───── Stored data
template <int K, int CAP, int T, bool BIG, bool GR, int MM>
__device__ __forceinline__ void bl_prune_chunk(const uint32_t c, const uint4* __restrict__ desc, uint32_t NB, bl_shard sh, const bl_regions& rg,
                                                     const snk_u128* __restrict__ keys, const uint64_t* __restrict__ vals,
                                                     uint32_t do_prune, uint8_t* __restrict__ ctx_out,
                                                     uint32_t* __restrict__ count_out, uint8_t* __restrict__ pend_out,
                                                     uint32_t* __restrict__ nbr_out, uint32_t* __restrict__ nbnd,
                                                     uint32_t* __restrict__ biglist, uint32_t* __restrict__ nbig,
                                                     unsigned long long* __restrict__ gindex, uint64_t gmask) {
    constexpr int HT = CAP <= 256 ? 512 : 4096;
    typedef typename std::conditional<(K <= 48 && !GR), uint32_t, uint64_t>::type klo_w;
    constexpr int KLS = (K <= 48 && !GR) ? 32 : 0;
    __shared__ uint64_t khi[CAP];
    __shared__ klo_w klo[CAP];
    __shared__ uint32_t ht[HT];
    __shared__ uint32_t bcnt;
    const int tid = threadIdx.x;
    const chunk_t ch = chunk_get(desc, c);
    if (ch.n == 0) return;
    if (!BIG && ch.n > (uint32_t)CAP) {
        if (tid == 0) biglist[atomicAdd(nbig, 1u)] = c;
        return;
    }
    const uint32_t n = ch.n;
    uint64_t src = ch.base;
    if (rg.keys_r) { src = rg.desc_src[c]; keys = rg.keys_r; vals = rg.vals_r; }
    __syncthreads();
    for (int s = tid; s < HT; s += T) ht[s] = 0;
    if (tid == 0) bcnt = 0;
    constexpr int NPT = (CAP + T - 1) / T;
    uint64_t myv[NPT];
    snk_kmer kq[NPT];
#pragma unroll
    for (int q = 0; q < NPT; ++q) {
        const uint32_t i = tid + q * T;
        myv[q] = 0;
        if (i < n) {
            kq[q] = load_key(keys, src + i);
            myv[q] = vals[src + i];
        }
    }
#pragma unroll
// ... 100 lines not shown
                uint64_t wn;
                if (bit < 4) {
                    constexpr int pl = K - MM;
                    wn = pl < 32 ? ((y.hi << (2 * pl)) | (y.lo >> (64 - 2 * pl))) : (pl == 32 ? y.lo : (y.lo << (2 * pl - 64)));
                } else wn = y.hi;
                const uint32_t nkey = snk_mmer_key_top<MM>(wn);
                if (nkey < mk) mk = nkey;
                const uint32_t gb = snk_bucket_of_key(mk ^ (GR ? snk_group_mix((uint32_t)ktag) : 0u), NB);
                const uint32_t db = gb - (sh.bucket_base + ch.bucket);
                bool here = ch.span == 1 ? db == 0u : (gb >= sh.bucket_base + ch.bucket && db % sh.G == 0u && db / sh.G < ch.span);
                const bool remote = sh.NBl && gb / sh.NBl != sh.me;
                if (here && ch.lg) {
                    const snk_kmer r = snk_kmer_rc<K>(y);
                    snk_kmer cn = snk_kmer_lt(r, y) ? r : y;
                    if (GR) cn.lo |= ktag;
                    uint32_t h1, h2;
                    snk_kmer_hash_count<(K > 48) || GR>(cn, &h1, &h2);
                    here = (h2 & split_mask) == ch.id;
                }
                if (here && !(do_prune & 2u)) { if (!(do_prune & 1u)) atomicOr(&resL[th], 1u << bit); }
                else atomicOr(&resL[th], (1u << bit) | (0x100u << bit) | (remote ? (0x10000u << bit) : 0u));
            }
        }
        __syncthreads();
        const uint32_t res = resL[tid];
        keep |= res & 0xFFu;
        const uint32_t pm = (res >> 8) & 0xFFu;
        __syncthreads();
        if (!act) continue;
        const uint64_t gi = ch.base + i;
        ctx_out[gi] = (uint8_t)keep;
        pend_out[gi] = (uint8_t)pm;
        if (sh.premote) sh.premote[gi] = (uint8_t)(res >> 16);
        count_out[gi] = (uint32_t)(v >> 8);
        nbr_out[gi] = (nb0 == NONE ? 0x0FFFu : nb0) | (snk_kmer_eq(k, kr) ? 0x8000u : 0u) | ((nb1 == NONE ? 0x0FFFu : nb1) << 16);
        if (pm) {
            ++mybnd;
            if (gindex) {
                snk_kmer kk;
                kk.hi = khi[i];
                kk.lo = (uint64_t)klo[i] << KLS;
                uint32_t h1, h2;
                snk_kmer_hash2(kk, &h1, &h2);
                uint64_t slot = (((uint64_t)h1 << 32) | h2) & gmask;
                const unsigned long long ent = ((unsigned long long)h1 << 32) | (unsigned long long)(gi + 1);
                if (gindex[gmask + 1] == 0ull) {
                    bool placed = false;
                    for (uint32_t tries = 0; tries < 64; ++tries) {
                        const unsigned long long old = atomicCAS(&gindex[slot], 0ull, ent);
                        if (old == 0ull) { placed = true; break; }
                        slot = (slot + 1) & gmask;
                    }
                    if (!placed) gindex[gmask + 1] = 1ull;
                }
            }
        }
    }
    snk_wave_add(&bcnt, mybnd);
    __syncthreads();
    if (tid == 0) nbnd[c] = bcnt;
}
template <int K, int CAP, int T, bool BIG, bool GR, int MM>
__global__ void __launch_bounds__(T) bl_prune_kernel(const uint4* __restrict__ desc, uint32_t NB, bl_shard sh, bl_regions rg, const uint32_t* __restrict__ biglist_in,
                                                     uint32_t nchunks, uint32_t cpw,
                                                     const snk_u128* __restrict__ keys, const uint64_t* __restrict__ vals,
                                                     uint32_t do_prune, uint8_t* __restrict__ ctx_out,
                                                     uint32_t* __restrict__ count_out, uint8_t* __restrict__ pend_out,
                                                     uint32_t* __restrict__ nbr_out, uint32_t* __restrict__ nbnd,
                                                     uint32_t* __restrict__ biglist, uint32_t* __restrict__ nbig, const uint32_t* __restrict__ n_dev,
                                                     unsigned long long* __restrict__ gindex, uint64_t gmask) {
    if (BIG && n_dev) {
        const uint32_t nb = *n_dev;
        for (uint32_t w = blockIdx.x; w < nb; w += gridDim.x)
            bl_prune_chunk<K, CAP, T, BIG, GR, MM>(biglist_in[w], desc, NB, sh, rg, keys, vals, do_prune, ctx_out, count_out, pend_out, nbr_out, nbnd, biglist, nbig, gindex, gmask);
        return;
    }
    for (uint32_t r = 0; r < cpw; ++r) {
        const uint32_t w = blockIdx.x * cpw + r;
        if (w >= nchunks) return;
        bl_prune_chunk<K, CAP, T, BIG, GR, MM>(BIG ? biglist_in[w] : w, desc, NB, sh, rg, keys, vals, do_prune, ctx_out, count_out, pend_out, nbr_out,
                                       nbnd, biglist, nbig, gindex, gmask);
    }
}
──────────
───── Stored data
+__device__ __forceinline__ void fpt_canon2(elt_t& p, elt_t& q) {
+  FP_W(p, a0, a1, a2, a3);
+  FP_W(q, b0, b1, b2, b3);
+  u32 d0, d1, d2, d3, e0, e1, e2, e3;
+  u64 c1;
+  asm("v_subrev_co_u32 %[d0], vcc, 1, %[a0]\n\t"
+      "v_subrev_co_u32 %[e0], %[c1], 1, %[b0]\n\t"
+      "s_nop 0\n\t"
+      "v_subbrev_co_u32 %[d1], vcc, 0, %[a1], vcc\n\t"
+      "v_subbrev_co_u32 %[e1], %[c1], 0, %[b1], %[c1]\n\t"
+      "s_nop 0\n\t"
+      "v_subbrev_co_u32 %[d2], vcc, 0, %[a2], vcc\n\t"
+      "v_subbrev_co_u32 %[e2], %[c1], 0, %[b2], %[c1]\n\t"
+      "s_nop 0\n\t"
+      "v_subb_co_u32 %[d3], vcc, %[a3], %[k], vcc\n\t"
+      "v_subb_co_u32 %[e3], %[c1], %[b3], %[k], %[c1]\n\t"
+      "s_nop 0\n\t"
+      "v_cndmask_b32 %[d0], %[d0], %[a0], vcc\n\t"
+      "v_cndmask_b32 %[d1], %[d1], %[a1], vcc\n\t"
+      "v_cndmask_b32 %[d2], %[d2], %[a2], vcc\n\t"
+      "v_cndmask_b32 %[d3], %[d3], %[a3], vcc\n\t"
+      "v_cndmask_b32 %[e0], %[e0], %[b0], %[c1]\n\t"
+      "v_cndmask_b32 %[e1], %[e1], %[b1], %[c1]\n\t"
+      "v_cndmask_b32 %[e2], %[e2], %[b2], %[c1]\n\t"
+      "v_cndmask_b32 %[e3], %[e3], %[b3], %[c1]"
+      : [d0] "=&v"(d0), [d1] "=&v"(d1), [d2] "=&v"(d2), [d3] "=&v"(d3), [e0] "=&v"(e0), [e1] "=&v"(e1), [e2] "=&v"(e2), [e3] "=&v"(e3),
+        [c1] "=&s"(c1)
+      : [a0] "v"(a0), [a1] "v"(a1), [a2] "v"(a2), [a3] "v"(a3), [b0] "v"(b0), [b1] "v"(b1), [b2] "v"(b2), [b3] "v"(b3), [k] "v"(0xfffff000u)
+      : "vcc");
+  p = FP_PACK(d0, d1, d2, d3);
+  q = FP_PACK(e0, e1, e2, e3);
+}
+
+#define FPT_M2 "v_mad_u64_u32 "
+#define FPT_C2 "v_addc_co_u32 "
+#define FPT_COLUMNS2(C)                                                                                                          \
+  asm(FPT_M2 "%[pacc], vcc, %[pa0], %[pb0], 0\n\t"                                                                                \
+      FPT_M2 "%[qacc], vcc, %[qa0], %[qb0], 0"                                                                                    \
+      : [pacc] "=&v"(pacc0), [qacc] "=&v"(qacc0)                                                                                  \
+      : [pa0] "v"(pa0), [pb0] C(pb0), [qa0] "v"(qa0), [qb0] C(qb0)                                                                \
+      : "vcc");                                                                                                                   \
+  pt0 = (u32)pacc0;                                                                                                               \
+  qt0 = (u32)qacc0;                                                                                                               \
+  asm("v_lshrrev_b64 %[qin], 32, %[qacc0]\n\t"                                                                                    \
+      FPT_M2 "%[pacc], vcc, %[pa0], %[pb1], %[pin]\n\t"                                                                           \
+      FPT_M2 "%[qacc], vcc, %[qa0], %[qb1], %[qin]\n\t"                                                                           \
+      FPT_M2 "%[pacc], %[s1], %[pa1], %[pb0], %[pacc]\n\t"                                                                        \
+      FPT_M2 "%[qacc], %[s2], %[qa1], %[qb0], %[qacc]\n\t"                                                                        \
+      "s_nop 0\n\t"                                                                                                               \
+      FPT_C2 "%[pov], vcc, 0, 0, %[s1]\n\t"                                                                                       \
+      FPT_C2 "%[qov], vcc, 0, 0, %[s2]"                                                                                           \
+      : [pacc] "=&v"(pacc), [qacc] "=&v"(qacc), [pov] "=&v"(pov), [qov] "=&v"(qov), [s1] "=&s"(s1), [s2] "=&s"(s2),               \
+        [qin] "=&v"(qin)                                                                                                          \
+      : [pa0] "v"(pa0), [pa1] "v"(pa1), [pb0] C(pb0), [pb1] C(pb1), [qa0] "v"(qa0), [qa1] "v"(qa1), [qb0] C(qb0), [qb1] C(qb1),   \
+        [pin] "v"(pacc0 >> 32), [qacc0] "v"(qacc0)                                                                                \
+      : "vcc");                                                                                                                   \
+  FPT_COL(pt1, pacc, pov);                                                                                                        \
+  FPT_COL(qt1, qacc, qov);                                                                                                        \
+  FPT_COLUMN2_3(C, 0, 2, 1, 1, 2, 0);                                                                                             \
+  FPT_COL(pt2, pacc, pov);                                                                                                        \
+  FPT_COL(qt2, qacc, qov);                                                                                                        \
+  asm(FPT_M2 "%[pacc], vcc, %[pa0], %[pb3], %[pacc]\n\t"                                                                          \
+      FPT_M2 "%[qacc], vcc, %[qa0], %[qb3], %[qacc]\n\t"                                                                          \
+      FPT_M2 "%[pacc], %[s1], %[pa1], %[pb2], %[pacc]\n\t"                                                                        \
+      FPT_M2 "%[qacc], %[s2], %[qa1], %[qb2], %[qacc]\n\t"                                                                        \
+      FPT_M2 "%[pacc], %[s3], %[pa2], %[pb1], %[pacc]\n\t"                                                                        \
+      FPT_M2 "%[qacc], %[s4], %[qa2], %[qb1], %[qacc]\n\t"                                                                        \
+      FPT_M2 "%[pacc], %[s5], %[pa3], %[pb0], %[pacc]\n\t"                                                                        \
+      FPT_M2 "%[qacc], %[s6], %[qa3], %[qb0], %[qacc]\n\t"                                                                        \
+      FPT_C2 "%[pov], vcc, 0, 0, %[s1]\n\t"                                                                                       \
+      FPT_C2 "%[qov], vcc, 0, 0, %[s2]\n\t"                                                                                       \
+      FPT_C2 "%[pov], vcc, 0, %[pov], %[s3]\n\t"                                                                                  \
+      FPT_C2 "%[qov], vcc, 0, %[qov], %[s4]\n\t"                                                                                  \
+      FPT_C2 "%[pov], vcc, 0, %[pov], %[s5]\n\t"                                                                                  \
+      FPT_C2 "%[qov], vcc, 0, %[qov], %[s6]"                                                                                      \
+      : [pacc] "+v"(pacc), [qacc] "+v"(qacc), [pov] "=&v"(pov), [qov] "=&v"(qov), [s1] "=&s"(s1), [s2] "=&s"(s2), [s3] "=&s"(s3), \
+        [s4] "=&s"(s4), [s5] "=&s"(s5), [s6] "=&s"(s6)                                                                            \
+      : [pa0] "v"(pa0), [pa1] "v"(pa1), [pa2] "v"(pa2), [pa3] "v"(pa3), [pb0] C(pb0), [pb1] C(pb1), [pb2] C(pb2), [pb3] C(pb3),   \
──────────
=== Work required ===
An exact copy of the lines above between the line holding "const unsigned long long ent" and the line holding "slot = (slot", inclusive, is the whole answer.

=== Answer to the exercise ===
                const unsigned long long ent = ((unsigned long long)h1 << 32) | (unsigned long long)(gi + 1);
                if (gindex[gmask + 1] == 0ull) {
                    bool placed = false;
                    for (uint32_t tries = 0; tries < 64; ++tries) {
                        const unsigned long long old = atomicCAS(&gindex[slot], 0ull, ent);
                        if (old == 0ull) { placed = true; break; }
                        slot = (slot + 1) & gmask;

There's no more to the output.